» **TO DO**: Tell me, please, how many lines in the records below include the word "false". Give no more than the number.

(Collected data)

========================

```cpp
#if defined(TFA_IL_TRACEPRO)
  asm volatile("" ::"v"(k_src[0]), "v"(v_src[PPW - 1]));
#endif
  TP_STAMP(3, wi);
  const int npass = PAIR ? ((nmb_x - 1 - wi) != wi ? 2 : 1) : 1;
  constexpr bool EPI = (VF & VF_IL_EPI) != 0;
  constexpr bool PREF2 = PAIR && (VF & VF_IL_PREF2) != 0;
  constexpr bool QLDS = (VF & VF_IL_QLDS) != 0;
  constexpr bool EXACT = (VF & VF_IL_EXACT) != 0;
  constexpr bool MAXFREE_BASE = std::is_same<T, __bf16>::value && !EXACT && !LOCAL && TFA_IL_USE_MAXFREE && TFA_IL_USE_ASMLOOP && (D == 128 || D == 64) && DVB == D / 32 &&
                                (AB & ~ILAB_TRACE) == 0 && !(VF & (VF_IL_WINDOWED | VF_IL_IDLE | VF_IL_DMASTAGGER | VF_IL_SEAM)) && (PPW == 1 || PPW == 2 || PPW == 4);
  constexpr bool MAXFREE = MAXFREE_BASE;
  static_assert(!MAXFREE || !((VF & VF_IL_PREF) && !(VF & VF_IL_PREF2)), "max-free: a redone pass re-issues its own first requests (PREF2 or no prefetch)");
  constexpr int REDO_OFF = (KSPLIT ? 8 : 4) * TILE_BYTES + (((VF & VF_IL_EPI) && !(VF & VF_IL_EPI_INPLACE)) ? NW * 32 * D * 2 : 0);
  constexpr int SEED_OFF = REDO_OFF + 16;
  bool seeded = false;
  if (MAXFREE && threadIdx.x == 0) *reinterpret_cast<volatile int*>(smem + REDO_OFF) = 0;
  static_assert(!QLDS || ((VF & VF_IL_EPI) && !(VF & (VF_IL_EPI_INPLACE | VF_IL_KSPLIT | VF_IL_WINDOWED | VF_IL_IDLE | VF_IL_SEAM))), "QLDS: a wave-private slice of the separate epilogue region");
  constexpr int NST_EPI = F32OUT ? 4 * DT : ((VF & VF_IL_EPI) ? 32 / (64 / (D / 8)) : 4 * DT);
  constexpr bool PREF = (VF & VF_IL_PREF) != 0 || PREF2;
  static_assert(!PREF2 || ((VF & VF_IL_EPI) && !(VF & (VF_IL_EPI_INPLACE | VF_IL_SEAM | VF_IL_KSPLIT))), "PREF2: separate epilogue region, no seam streaming");
  constexpr bool SEAM = PAIR && (VF & VF_IL_SEAM) != 0;
  static_assert(!(SEAM && PREF), "SEAM includes the Q prefetch");
  static_assert(!(SEAM && (VF & VF_IL_EPI_INPLACE)), "the in-place epilogue would overwrite the streamed tiles");
  bool seam_in = false;
  X8 qf[DS];
  auto own_tiles = [&](int ntg) -> int { return KSPLIT ? (ntg - grp + 1) >> 1 : ntg; };
  auto key0_of = [&](int t) -> int { return (KSTEP * t + grp) * BN; };
  auto block_of = [&](int pass) -> int {
    if (PAIR) return pass == 0 ? (nmb_x - 1 - wi) : wi;
    return CAUSAL ? (nmb_x - 1 - wi) : wi;
  };
  typedef __attribute__((address_space(4))) const KArgs kargs_c;
  auto fresh_args = [&]() -> kargs_c* {
    kargs_c* a_ = (kargs_c*)__builtin_amdgcn_kernarg_segment_ptr();
    asm volatile("" : "+s"(a_));
    return a_;
  };
  auto issue_prologue = [&](int mbx, bool with_dma) {
    kargs_c& p = *fresh_args();
    VarSeq vx{};
    if constexpr (VARLEN) vx = varlen_seq(p, b);
    const int q0x = mbx * BM;
    int kve = (VARLEN ? vx.nk : p.Nk) - (LOCAL ? kofs : 0);
    if (CAUSAL) {
      const int lim = (((VF & VF_IL_IDLE) && p.row_mod > 0) ? p.row_mod : q0x + BM) + shift;
      kve = lim < kve ? lim : kve;
    }
    const int ntx = own_tiles(kve > 0 ? (kve + BN - 1) / BN : 0);
    if (with_dma && ntx > 0) dma_k(0, 0);
    if (with_dma && ntx > 0) dma_v(0, 0);
    int one = 1;
    asm volatile("" : "+s"(one));
    if (with_dma && ntx > 1) dma_k(one, 1);
    auto q_rs = slice_rsrc(qbase, VARLEN ? varlen_bytes(vx.nq, p.qs_n, p.dv, 2) : p.q_bytes, (unsigned long long)q0x * (unsigned long long)p.qs_n * 2ull);
    const int lane_p = (int)__builtin_amdgcn_mbcnt_hi(~0u, __builtin_amdgcn_mbcnt_lo(~0u, 0u));
    int hix = lane_p >> 5;
    asm volatile("" : "+v"(hix));
    const int qoff = ((WIN ? 0 : q0x) + wrow * 32 + (lane_p & 31)) * (int)p.qs_n * 2 + hix * 16;
#pragma unroll
    for (int s = 0; s < DS; ++s) {
      u32x4 t = __builtin_amdgcn_raw_buffer_load_b128(q_rs, (2 * s + hix) * 8 < p.dv ? qoff + s * 32 : (int)TFA_OOB, 0, 0);
      qf[s] = __builtin_bit_cast(X8, t);
    }
  };
  auto issue_early = [&](int mbx) {
    kargs_c& p = *fresh_args();
    dma_k(0, 0);
    dma_v(0, 0);
    int one = 1;
    asm volatile("" : "+s"(one));
    dma_k(one, 1);
    const int q0x = mbx * BM;
    auto q_rs = slice_rsrc(qbase, p.q_bytes, (unsigned long long)q0x * (unsigned long long)p.qs_n * 2ull);
    const int lane_p = (int)__builtin_amdgcn_mbcnt_hi(~0u, __builtin_amdgcn_mbcnt_lo(~0u, 0u));
    int hix = lane_p >> 5;
    asm volatile("" : "+v"(hix));
    const int qoff = ((WIN ? 0 : q0x) + wrow * 32 + (lane_p & 31)) * (int)p.qs_n * 2 + hix * 16;
    asm volatile("s_nop 4" ::: "memory");
#pragma unroll
    for (int s = 0; s < DS; ++s) {
      const int off = (2 * s + hix) * 8 < p.dv ? qoff + s * 32 : (int)TFA_OOB;
      asm volatile("buffer_load_dwordx4 %0, %1, %2, 0 offen" : "+v"(qf[s]) : "v"(off), "s"(q_rs) : "memory");
    }
  };
  const unsigned q_slice = lds_base + 4 * TILE_BYTES + wave * (32 * D * 2);
  auto issue_q_dma = [&](int mbx) {
    constexpr int RPP = 1024 / (D * 2);
    auto q_rs = slice_rsrc(qbase, VARLEN ? varlen_bytes(vsq.nq, p.qs_n, p.dv, 2) : p.q_bytes, 0ull);
    const int r0 = __builtin_amdgcn_readfirstlane(mbx * BM + wave * 32);
#pragma unroll
    for (int i = 0; i < 32 / RPP; ++i) {
      const int row = i * RPP + lane / CPR, cpos = lane % CPR;
      const int kch = cpos ^ k_swz<D>(row);
      const int off = kch * 8 < p.dv ? (r0 + row) * (int)p.qs_n * 2 + (kch << 4) : (int)TFA_OOB;
      lds_dma16_m0(q_rs, __builtin_amdgcn_readfirstlane(q_slice) + i * 1024, off);
    }
  };
  auto read_q_lds = [&]() {
    typedef __attribute__((address_space(3))) const u32x4 lds_u32x4;
#pragma unroll
    for (int s = 0; s < DS; ++s) {
      const unsigned a = q_slice + qi * (D * 2) + ((((2 * s + hi) ^ k_swz<D>(qi))) << 4);
      qf[s] = __builtin_bit_cast(X8, *reinterpret_cast<lds_u32x4*>(a));
    }
  };
  int first_late = 0;
// ... 279 lines not shown
```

========================

» **ANSWER SECTION**: 2